時代は全ヨーロッパを手中に収めようとするナポレオン・ボナパルトの侵略戦争の真っ只中であり、クラウゼヴィッツ少将も戦争に出征して実戦経験を積みながら捕虜生活も経験することになりました。プロイセンがナポレオンに屈服すると帰国が許されますが、そこで陸軍省に転属して再会を果たしたシャルンホルスト中将と共に軍制改革を進め、密かに対フランス抵抗闘争の準備を始めたのです。
そしてシャルンホルスト中将はスペインの抗仏蜂起を指導してナポレオンに初の敗北を与え、クラウゼヴィッツ少将はロシアに赴いて対仏戦争に関する助言を与えています。
帰国後は陸軍士官学校長に就任し「戦争論」の執筆を始めました。
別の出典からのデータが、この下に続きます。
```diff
+        TT_L2_STEPS(18, 20) TT_L2_STEPS(20, 22) TT_L2_STEPS(22, 24) TT_L2_STEPS(24, STEPS)
+#undef TT_L2_STEPS
+        static_assert(STEPS == 25, "the loops above cover steps 2..24");
+#else
+#pragma unroll
+        for (int s = 2; s < TAIL0; ++s) l2_step(s);
+#pragma unroll
+        for (int s = TAIL0; s < STEPS; ++s) l2_step(s);
+#endif
+#undef SB
+
+        if (first) NSTAMP(4);
+        const int next = tile + (int)gridDim.x;
+        const bool more_tiles = next < tile_end;
+#if TT_SPLIT_SCHED == 0
+        if (more_tiles) load_obs(next);
+#endif
+        f32x2 s2p = pk(0.f, 0.f);
+#if TT_SPLIT_SCHED == 1
+        pass_a_read(T2 - 1);
+#pragma unroll
+        for (int w = T2 - 2; w < T2; ++w)
+#pragma unroll
+            for (int i = 0; i < 4; ++i) pass_a(w, i);
+        s2p = s2q;
+#else
+        {
+            float4 bq[2][4];
+            auto ldb = [&](const int u, float4 (&b)[4]) {
+#pragma unroll
+                for (int i = 0; i < 4; ++i) b[i] = lds4(pv2 + 32 * u + 8 * i);
+            };
+            ldb(0, bq[0]);
+#pragma unroll
+            for (int u = 0; u < T2; ++u) {
+                if (u + 1 < T2) ldb(u + 1, bq[(u + 1) & 1]);
+                __builtin_amdgcn_sched_barrier(0);
+#pragma unroll
+                for (int i = 0; i < 4; ++i) {
+                    const float4 b = bq[u & 1][i];
+                    const f32x2 xa = pk_fma(pk(acc2[u][4 * i], acc2[u][4 * i + 1]), pk(UNSCALE, UNSCALE), pk(b.x, b.y));
+                    const f32x2 xb2 = pk_fma(pk(acc2[u][4 * i + 2], acc2[u][4 * i + 3]), pk(UNSCALE, UNSCALE), pk(b.z, b.w));
+                    acc2[u][4 * i] = xa[0]; acc2[u][4 * i + 1] = xa[1]; acc2[u][4 * i + 2] = xb2[0]; acc2[u][4 * i + 3] = xb2[1];
+                    s2p += xa + xb2;
+                }
+                __builtin_amdgcn_sched_barrier(0);
+            }
+        }
+#endif
+        const float s2 = s2p[0] + s2p[1];
+        const float mean2 = (s2 + __shfl_xor(s2, 32)) * (1.f / H2);
+        const f32x2 nmean2 = pk(-mean2, -mean2);
+        f32x2 ss2p = pk(0.f, 0.f);
+#pragma unroll
+        for (int u = 0; u < T2; ++u)
+#pragma unroll
+            for (int i = 0; i < 4; ++i) {
+                const bool real = 32 * u + 8 * i + 4 * h < H2;
+                const f32x2 keep = real ? pk(1.f, 1.f) : pk(0.f, 0.f);
+#pragma unroll
+                for (int j = 0; j < 4; j += 2) {
+                    const f32x2 d = pk(acc2[u][4 * i + j], acc2[u][4 * i + j + 1]) + nmean2;
+                    acc2[u][4 * i + j] = d[0]; acc2[u][4 * i + j + 1] = d[1];
+                    const f32x2 dk = (32 * u + 8 * i + 4 < H2) ? d : d * keep;
+                    ss2p = pk_fma(dk, dk, ss2p);
+                }
+            }
+        const float ss2 = ss2p[0] + ss2p[1];
+        const float rstd2 = rsqrtf((ss2 + __shfl_xor(ss2, 32)) * (1.f / H2) + 1e-5f);
+        const f32x2 rstd2p = pk(rstd2, rstd2);
+        const float av = (CRITIC && row < n) ? action[row] : 0.f;
+        f32x2 dotp = pk(0.f, 0.f);
+        {
+            constexpr int NV = CRITIC ? 5 : 3;
+            float4 vq[2][4][NV];
+            auto ldv = [&](const int u, float4 (&v)[4][NV]) {
+#pragma unroll
+                for (int i = 0; i < 4; ++i)
+#pragma unroll
+                    for (int q = 0; q < NV; ++q) v[i][q] = lds4(pv2 + (q + 1) * H2P + 32 * u + 8 * i);
+            };
+            ldv(0, vq[0]);
+#pragma unroll
+            for (int u = 0; u < T2; ++u) {
+                if (u + 1 < T2) ldv(u + 1, vq[(u + 1) & 1]);
+                __builtin_amdgcn_sched_barrier(0);
+#pragma unroll
+                for (int i = 0; i < 4; ++i) {
+                    const float4 g = vq[u & 1][i][0], be = vq[u & 1][i][1], w3 = vq[u & 1][i][2];
+                    f32x2 ya = pk_fma(pk(acc2[u][4 * i], acc2[u][4 * i + 1]) * rstd2p, pk(g.x, g.y), pk(be.x, be.y));
+                    f32x2 yb = pk_fma(pk(acc2[u][4 * i + 2], acc2[u][4 * i + 3]) * rstd2p, pk(g.z, g.w), pk(be.z, be.w));
+                    if (CRITIC) {
+                        const float4 wa = vq[u & 1][i][NV - 2], ba = vq[u & 1][i][NV - 1];
+                        ya += pk_fma(pk(av, av), pk(wa.x, wa.y), pk(ba.x, ba.y));
+                        yb += pk_fma(pk(av, av), pk(wa.z, wa.w), pk(ba.z, ba.w));
+                    }
+                    dotp = pk_fma(pk(fmaxf(ya[0], 0.f), fmaxf(ya[1], 0.f)), pk(w3.x, w3.y), dotp);
+                    dotp = pk_fma(pk(fmaxf(yb[0], 0.f), fmaxf(yb[1], 0.f)), pk(w3.z, w3.w), dotp);
+                }
+                __builtin_amdgcn_sched_barrier(0);
+            }
+        }
+        const float dot = dotp[0] + dotp[1];
+        const float v = dot + __shfl_xor(dot, 32) + lds4(pv1 - 4 * h + VEC_FLOATS).x;
+        if (h == 0 && row < n) {
+            if (with_noise) finish_row_noise(row, v, out, act, ou_next, araw);
+            else finish_row<CRITIC>(row, v, out, act);
+        }
+        if (first) NSTAMP(5);
+#ifdef TT_STAMPS
+        TSTAMP(round, 1);
+        if (threadIdx.x == 0 && blockIdx.x < 512 && round < 4) tt_log_add(g_log_tile, g_tile[blockIdx.x][round][0], g_tile[blockIdx.x][round][1]);
+        ++round;
+        if (more_tiles) TSTAMP(round, 0);
+#endif
+        if (!more_tiles) break;
+        tile = next;
+        first = false;
+    }
+    asm volatile("s_waitcnt vmcnt(0)" ::: "memory");
+}
diff --git a/ddpg-trucktrailer_amd/fused.py b/ddpg-trucktrailer_amd/fused.py
--- a/ddpg-trucktrailer_amd/fused.py
+++ b/ddpg-trucktrailer_amd/fused.py
@@ -131,9 +131,26 @@
     return act_scaled
 
 
+POLICY_KERNELS = ("k_mlp_split", "k_mlp_split_shadow")
+
+
+def policy_schedule():
+    return int(L.load().tt_mlp_split_schedule_set(-1))
+
+
+@contextlib.contextmanager
+def policy_schedule_as(schedule):
+    assert schedule in (0, 1)
+    prev = int(L.load().tt_mlp_split_schedule_set(int(schedule)))
+    try:
+        yield
+    finally:
+        L.load().tt_mlp_split_schedule_set(prev)
+
+
 def policy_kernel_info(n):
     waves = 4 * ((n + 127) // 128)
-    return {"kernel": "k_mlp_split (choose_action for N envs; split-f16; the image's pack launch, ~4 us per step, not included)",
+    return {"kernel": POLICY_KERNELS[policy_schedule()] + " (choose_action for N envs; split-f16; the image's pack launch, ~4 us per step, not included)",
             "mfma_flop": waves * (750 + 78) * 32768.0,
             "note": "f16 MFMA FLOP executed (three f16 products per f32 product block, both layers) over the dense f16/bf16 "
                     "peak; algorithmic_* = the network's useful f32 FLOP"}
diff --git a/include/ttenv.h b/include/ttenv.h
--- a/include/ttenv.h
+++ b/include/ttenv.h
@@ -158,6 +158,7 @@
     void *net, *target;
 } tt_fc2_images;
 uint64_t tt_mlp_split_ws_bytes(void);
+int tt_mlp_split_schedule_set(int schedule);
 int tt_mlp_split_pack(const tt_mlp_weights *w, int critic, void *ws, int64_t *bump, const tt_ring_cursor *cursor,
                       tt_stream_t stream);
 
```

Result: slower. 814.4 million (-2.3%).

これはクラウゼヴィッツ少将が反ナポレオンであることをフランスに知られることで占領政策に悪影響を及ぼすことを危惧したプロイセン陸軍が学生に対する講義を許さなかったため、時間を持て余した暇つぶしだったとも言われています。
「戦争論」では戦争を「他の手段を以ってする政治の延長」と定義しており、その根底には人間が本来有する凶暴性があるとしています。
ただ戦争には決闘の延長線上にある通常戦と相手を完全に打倒する殲滅戦があり、政治的制御により後者は発生しないと述べていますが、第2次世界大戦に於いてドイツと日本を舞台とする殲滅戦が実現してしまいました。
「戦争論」はクラウゼヴィッツ少将がこの日にコレラで病没した時点では全8篇のうち6篇までしか脱稿しておらず、残りは賢妻のブリュールさんが7篇を執筆・編纂し、1836年にブリュールさんが病没した後には協力者たちによって8篇が出版されて完結しました。